Über das Buch
Auf dem Herrensitz von Lady Ashcroft geht Seltsames vor sich: als Onkel Quentin gebeten wird, die wertvollen Antiquitäten und Sammlerstücke im Haus zu schätzen, stellt sich heraus, dass es sich ausgerechnet bei dem Lieblingsstück der Lady um eine Fälschung handelt. Durch Zufall entdecken die Fünf Freunde das Motiv – eine Katze aus Saphir – auf einem der Familiengräber wieder. Wie kann das sein? Die Fünf Freunde beginnen, nachzuforschen und kommen einem dunklen Geheimnis auf die Spur!
Über die Autorin
Enid Blyton, 1897 in London geboren, begann im Alter von 14 Jahren, Gedichte zu schreiben. Bis zu ihrem Tod im Jahre 1968 verfasste sie über 700 Bücher und mehr als 10000 Kurzgeschichten. Bis heute gehört Enid Blyton zu den meistgelesenen Kinderbuchautoren der Welt.
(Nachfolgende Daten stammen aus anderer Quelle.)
### pantomatrix_b200/csrc/pm_tapgemm_tc.cu

```cuda
#include <cuda.h>
#include <stdio.h>
#include <stdlib.h>

#include <cstring>
#include <type_traits>
#include "pm_common.cuh"
#include "../../include/pm_emage.h"


namespace {

constexpr int BM = 128;
constexpr int BK = 64;
constexpr int MMA_K = 16;
constexpr int A_TILE_BYTES = BM * BK * 2;
constexpr int PRODUCER_THREADS = 128;
constexpr int CONSUMER_THREADS = 256;
constexpr int NUM_THREADS = PRODUCER_THREADS + CONSUMER_THREADS;
constexpr int PRODUCER_REGS = 40, CONSUMER_REGS = 232;
static_assert(PRODUCER_THREADS * PRODUCER_REGS + CONSUMER_THREADS * CONSUMER_REGS == (65536 / NUM_THREADS & ~7) * NUM_THREADS,
              "the setmaxnreg split must use exactly the launch's register pool");
constexpr int STAMP_WARP = PRODUCER_THREADS / 32;
constexpr int MAX_STAGES = 8;
constexpr int RING_KB = 200;

struct TcParams {
  int taps, pad, nsplit, kblocks;
  int rows_out, cout, batch;
  int R, NB;
  int w_rows;
  const float* bias;
  const float* residual; long long r_bs; int ldr;
  int res_tma;
  int tma_out;
  int act, act_cols; float slope;
  float* out_f32; long long o_bs; int ldo;
  __nv_bfloat16* out_bf16; long long ob_ps, ob_bs; int ldob; int out_nsplit;
  int stages;
  int res_slot0, rot;
  const uint8_t* prefetch; long long prefetch_bytes;
  float acc_scale;
};

#ifdef PM_TC_TIMING
__device__ unsigned long long pm_tc_stamps[4096 * 8];
#define PM_STAMP(i)                                                                                              \
  do {                                                                                                           \
    if ((threadIdx.x & 31) == 0) {                                                                               \
      const unsigned cta_ = (blockIdx.z * gridDim.y + blockIdx.y) * gridDim.x + blockIdx.x;                      \
      if (cta_ < 4096) pm_tc_stamps[cta_ * 8 + (i)] = (unsigned long long)clock64();                             \
    }                                                                                                            \
  } while (0)
#else
#define PM_STAMP(i) do {} while (0)
#endif

#include "pm_tc_ptx.cuh"

template <int BN, bool F16>
__device__ __forceinline__ void mma_k16(float (&d)[BN / 2], uint64_t a, uint64_t b) {
  static_assert(BN == 64 || BN == 128, "64- or 128-column tiles (see pm_tapgemm_tc)");
  if constexpr (BN == 64) wgmma_m64n64k16<!F16>(d, a, b);
  else wgmma_m64n128k16<!F16>(d, a, b);
}

template <int BN, bool F16, int NSPLIT>
__device__ __forceinline__ void mma_kblock(float (&main)[BN / 2], float (&corr)[BN / 2], uint64_t a0, uint64_t w0) {
  constexpr uint64_t A_PL = A_TILE_BYTES >> 4, W_PL = (BN * BK * 2) >> 4, K_ST = (MMA_K * 2) >> 4;
  if constexpr (NSPLIT == 3) {
#pragma unroll
    for (int k = 0; k < BK / MMA_K; ++k) mma_k16<BN, F16>(corr, a0 + k * K_ST, w0 + 2 * W_PL + k * K_ST);
#pragma unroll
    for (int k = 0; k < BK / MMA_K; ++k) mma_k16<BN, F16>(corr, a0 + A_PL + k * K_ST, w0 + W_PL + k * K_ST);
#pragma unroll
    for (int k = 0; k < BK / MMA_K; ++k) mma_k16<BN, F16>(corr, a0 + 2 * A_PL + k * K_ST, w0 + k * K_ST);
  }
  if constexpr (NSPLIT >= 2) {
#pragma unroll
    for (int k = 0; k < BK / MMA_K; ++k) mma_k16<BN, F16>(corr, a0 + k * K_ST, w0 + W_PL + k * K_ST);
#pragma unroll
    for (int k = 0; k < BK / MMA_K; ++k) mma_k16<BN, F16>(corr, a0 + A_PL + k * K_ST, w0 + k * K_ST);
  }
#pragma unroll
  for (int k = 0; k < BK / MMA_K; ++k) mma_k16<BN, F16>(main, a0 + k * K_ST, w0 + k * K_ST);
}

template <int BN, bool F16, int NSPLIT>
__global__ void __launch_bounds__(NUM_THREADS, 1) tapgemm_tc_kernel(const __grid_constant__ CUtensorMap map_a,
                                                                  const __grid_constant__ CUtensorMap map_w,
                                                                  const __grid_constant__ CUtensorMap map_r,
                                                                  const __grid_constant__ CUtensorMap map_o,
                                                                  const __grid_constant__ CUtensorMap map_p,
                                                                  const TcParams p) {
  constexpr int W_TILE_BYTES = BN * BK * 2;
  constexpr int NACC = BN / 2;
  constexpr int ST = BN + 8;
  constexpr int RES_BYTES = BM * BN * 4;

  extern __shared__ __align__(1024) uint8_t smem_raw[];
  uint8_t* tiles = smem_raw + ((1024u - (smem_u32(smem_raw) & 1023u)) & 1023u);
  const int stage_bytes = p.nsplit * (A_TILE_BYTES + W_TILE_BYTES);
  const int ring_bytes = p.stages * stage_bytes > BM * ST * 4 ? p.stages * stage_bytes : BM * ST * 4;
  uint64_t* bars = reinterpret_cast<uint64_t*>(tiles + ring_bytes);
  uint64_t* full_bar = bars;
  uint64_t* empty_bar = bars + MAX_STAGES;
  uint64_t* epi_bar = bars + 2 * MAX_STAGES;
  float* bias_s = reinterpret_cast<float*>(bars + 2 * MAX_STAGES + 2);

  const int warp = threadIdx.x >> 5, lane = threadIdx.x & 31;
  if (warp == STAMP_WARP) PM_STAMP(0);
  const int l0 = blockIdx.x * p.R;
  const int n0 = blockIdx.y * BN;
  const int b0 = blockIdx.z * p.NB;
  const int n_iter = p.taps * p.kblocks;

  if (threadIdx.x == 0) {
    asm volatile("prefetch.tensormap [%0];" ::"l"(&map_a) : "memory");
    asm volatile("prefetch.tensormap [%0];" ::"l"(&map_w) : "memory");
    if (p.res_tma) asm volatile("prefetch.tensormap [%0];" ::"l"(&map_r) : "memory");
    if (p.tma_out && p.out_f32) asm volatile("prefetch.tensormap [%0];" ::"l"(&map_o) : "memory");
    if (p.tma_out && p.out_nsplit) asm volatile("prefetch.tensormap [%0];" ::"l"(&map_p) : "memory");
    for (int s = 0; s < p.stages; ++s) {
      mbar_init(smem_u32(&full_bar[s]), 1);
      mbar_init(smem_u32(&empty_bar[s]), 2);
    }
    mbar_init(smem_u32(epi_bar), p.res_tma ? 2 : 1);
    asm volatile("fence.mbarrier_init.release.cluster;" ::: "memory");
  }
  __syncthreads();
  if (warp == STAMP_WARP) PM_STAMP(1);

  if (warp < PRODUCER_THREADS / 32) {
    setmaxnreg_dec<PRODUCER_REGS>();
    if (warp == 1 && lane == 0 && p.prefetch) {
      const long long ncta = (long long)gridDim.x * gridDim.y * gridDim.z;
      const long long cta = ((long long)blockIdx.z * gridDim.y + blockIdx.y) * gridDim.x + blockIdx.x;
      long long share = ((p.prefetch_bytes + ncta - 1) / ncta + 127) & ~127LL;
      long long off = cta * share;
      long long end = off + share < p.prefetch_bytes ? off + share : p.prefetch_bytes;
      end &= ~15LL;
      for (; off < end; off += 16384) {
        const uint32_t n = (uint32_t)(end - off < 16384 ? end - off : 16384);
        asm volatile("cp.async.bulk.prefetch.L2.global [%0], %1;" ::"l"(p.prefetch + off), "r"(n) : "memory");
      }
    }
    if (warp == 2) {
      for (int c = lane; c < BN; c += 32) bias_s[c] = p.bias && n0 + c < p.cout ? __ldg(p.bias + n0 + c) : 0.f;
      __syncwarp();
      if (lane == 0) mbar_arrive(smem_u32(epi_bar));
    }
    if (warp != 0) return;
    const uint32_t tx = (uint32_t)stage_bytes;
    int s = 0, q = p.rot, tap = 0, kb = 0;
    uint32_t ph = 0;
    for (int it = 0; it < n_iter; ++it) {
      mbar_wait_fast(smem_u32(&empty_bar[s]), ph ^ 1u);
      if (elect_one()) {
        const uint32_t bar = smem_u32(&full_bar[s]);
        uint8_t* st = tiles + (size_t)q * stage_bytes;
        mbar_expect_tx(bar, tx);
        for (int pl = 0; pl < p.nsplit; ++pl) {
          tma_load_4d(smem_u32(st + pl * A_TILE_BYTES), &map_a, bar, kb * BK, l0 + tap - p.pad, b0, pl);
          tma_load_3d(smem_u32(st + p.nsplit * A_TILE_BYTES + pl * W_TILE_BYTES), &map_w, bar, kb * BK, tap * p.w_rows + n0, pl);
        }
      }
      __syncwarp();
      if (++s == p.stages) { s = 0; ph ^= 1u; }
      if (++q == p.stages) q = 0;
      if (++kb == p.kblocks) { kb = 0; ++tap; }
    }
    if (p.res_tma) {
      for (int j = p.res_slot0; j < p.stages; ++j) {
        mbar_wait_fast(smem_u32(&empty_bar[s]), ph ^ 1u);
        if (++s == p.stages) { s = 0; ph ^= 1u; }
      }
      if (elect_one()) {
        const uint32_t bar = smem_u32(epi_bar);
        mbar_expect_tx(bar, (uint32_t)RES_BYTES);
        const int nbox = p.tma_out ? BN / 32 : 1;
        for (int j = 0; j < nbox; ++j)
          tma_load_3d(smem_u32(tiles + ring_bytes - RES_BYTES + j * (RES_BYTES / nbox)), &map_r, bar, n0 + j * (BN / nbox), l0, b0);
      }
      __syncwarp();
    }
    return;
  }

  setmaxnreg_inc<CONSUMER_REGS>();
  const int ct = threadIdx.x - PRODUCER_THREADS;
  const int wg = ct >> 7;
  float acc0[NACC], acc1[NACC], accc[NACC];
#pragma unroll
  for (int i = 0; i < NACC; ++i) { acc0[i] = 0.f; acc1[i] = 0.f; accc[i] = 0.f; }
  {
    const uint32_t tiles_u32 = smem_u32(tiles);
    int s = 0, q = p.rot;
    uint32_t ph = 0;
    int prev = -1;
    auto kblock = [&](float (&main)[NACC]) {
      mbar_wait_fast(smem_u32(&full_bar[s]), ph);
      if (prev < 0 && warp == STAMP_WARP) PM_STAMP(2);
      const uint32_t a_base = tiles_u32 + (uint32_t)q * (uint32_t)stage_bytes + (uint32_t)wg * (64 * 128);
      const uint32_t w_base = tiles_u32 + (uint32_t)q * (uint32_t)stage_bytes + (uint32_t)(NSPLIT * A_TILE_BYTES);
      wgmma_fence();
      mma_kblock<BN, F16, NSPLIT>(main, accc, gmma_desc(GMMA_DESC_K_SW128, a_base), gmma_desc(GMMA_DESC_K_SW128, w_base));
      wgmma_commit();
      wgmma_wait<1>();
      if (prev >= 0 && ct % 128 == 0) mbar_arrive(smem_u32(&empty_bar[prev]));
      prev = s;
      if (++s == p.stages) { s = 0; ph ^= 1u; }
      if (++q == p.stages) q = 0;
    };
    int it = 0;
    for (; it + 1 < n_iter; it += 2) {
      kblock(acc0);
      kblock(acc1);
    }
    if (it < n_iter) kblock(acc0);
    if (warp == STAMP_WARP) PM_STAMP(3);
    wgmma_wait<0>();
    if (warp == STAMP_WARP) PM_STAMP(4);
    wgmma_fence_regs(acc0);
    wgmma_fence_regs(acc1);
    wgmma_fence_regs(accc);
  }
  named_bar_sync(1, CONSUMER_THREADS);
  if (p.tma_out) {
    const int wq = warp & 3, t4 = lane & 3, sw = lane >> 2;
    const int r0 = wg * 64 + wq * 16 + sw;
    const float act_slope = p.act == PM_ACT_NONE ? 1.f : (p.act == PM_ACT_RELU ? 0.f : p.slope);
    const float* res_s = reinterpret_cast<const float*>(tiles + ring_bytes - RES_BYTES);
    auto off32 = [&](int r, int i) { return (i >> 2) * (BM * 32) + r * 32 + (((2 * (i & 3) + (t4 >> 1)) ^ sw) << 2) + 2 * (t4 & 1); };
    mbar_wait_fast(smem_u32(epi_bar), 0);
#pragma unroll
    for (int i = 0; i < NACC / 4; ++i) {
      const int c = 8 * i + 2 * t4, n = n0 + c;
      const float2 bc = *reinterpret_cast<const float2*>(bias_s + c);
#pragma unroll
      for (int h = 0; h < 2; ++h) {
        const int j = 4 * i + 2 * h;
        float v0 = acc0[j] + acc1[j], v1 = acc0[j + 1] + acc1[j + 1];
        v0 += accc[j];
        v1 += accc[j + 1];
        if constexpr (F16) { v0 = __fmul_rn(v0, p.acc_scale); v1 = __fmul_rn(v1, p.acc_scale); }
// ... 133 lines not shown
}

template <bool VEC, bool F16>
__global__ void __launch_bounds__(256) split_bf16_kernel(const float* __restrict__ x, long long x_bs, int ldx, int rows,
                                                         int ch, __nv_bfloat16* __restrict__ out, long long o_ps,
                                                         long long o_bs, int ldo, int nsplit) {
  const int b = blockIdx.y;
  const float* __restrict__ xb = x + (long long)b * x_bs;
  __nv_bfloat16* __restrict__ ob = out + (long long)b * o_bs;
  if (VEC) {
    const int ch4 = ch >> 2;
    const long long total = (long long)rows * ch4;
    for (long long i = (long long)blockIdx.x * blockDim.x + threadIdx.x; i < total; i += (long long)gridDim.x * blockDim.x) {
      const int r = (int)(i / ch4), c4 = (int)(i - (long long)r * ch4);
      const float4 v = *reinterpret_cast<const float4*>(xb + (long long)r * ldx + 4 * c4);
      const PmPlanes P{ob, o_ps, ldo, nsplit};
      pm_store_planes4_t<F16>(P, r, 4 * c4, v);
    }
  } else {
    const long long total = (long long)rows * ch;
    for (long long i = (long long)blockIdx.x * blockDim.x + threadIdx.x; i < total; i += (long long)gridDim.x * blockDim.x) {
      const int r = (int)(i / ch), c = (int)(i - (long long)r * ch);
      const PmPlanes P{ob, o_ps, ldo, nsplit};
      pm_store_planes_t<F16>(P, r, c, xb[(long long)r * ldx + c]);
    }
  }
}

constexpr int stage_bytes_of(int bn, int nsplit) { return nsplit * (A_TILE_BYTES + bn * BK * 2); }
constexpr int stages_of(int bn, int nsplit) {
  return RING_KB * 1024 / stage_bytes_of(bn, nsplit) < MAX_STAGES ? RING_KB * 1024 / stage_bytes_of(bn, nsplit) : MAX_STAGES;
}
constexpr int ring_bytes_of(int bn, int nsplit) { return stages_of(bn, nsplit) * stage_bytes_of(bn, nsplit); }
constexpr bool tma_out_fits(int bn, int nsplit, bool f32, int out_nsplit, bool residual) {
  return (f32 ? BM * bn * 4 : 0) + out_nsplit * BM * bn * 2 + (residual ? BM * bn * 4 : 0) <= ring_bytes_of(bn, nsplit);
}
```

Ihre Bücher wurden in über 40 Sprachen übersetzt.
Fünf Freunde
und das Geheimnis
der blauen Katze
Illustriert von Bernhard Förth
Kinder- und Jugendbuchverlag
in der Verlagsgruppe Random House
2. Auflage
© 2015 cbj Kinder- und Jugendbuchverlag
in der Verlagsgruppe Random House, München
Alle Rechte vorbehalten
Ein neues Abenteuer der von Enid Blyton
erfundenen Figuren »Fünf Freunde«
Diese Geschichte wurde von Sarah Bosse geschrieben.
Enid Blytons Unterschrift und »Fünf Freunde«
sind eingetragene Warenzeichen von Hodder and Stoughton Ltd.
© 2015 Hodder and Stoughton Ltd.
Alle deutschsprachigen Rechte vorbehalten.
Lektorat: Andreas Rode
Umschlagabbildung und Innenillustrationen: Bernhard Förth
Umschlaggestaltung: Atelier Langenfass, Ismaning
SaS · Herstellung: AJ
Satz: Uhl + Massopust, Aalen
ISBN 978-3-641-17810-9
www.cbj-verlag.de
Auf nach Ashcroft House!
Über dem Internat glühte der Himmel im feurigen Orangerot der Abendsonne. Anne hatte sich auf die Fensterbank gehockt und starrte fasziniert zum Horizont. Dramatisch sah das aus!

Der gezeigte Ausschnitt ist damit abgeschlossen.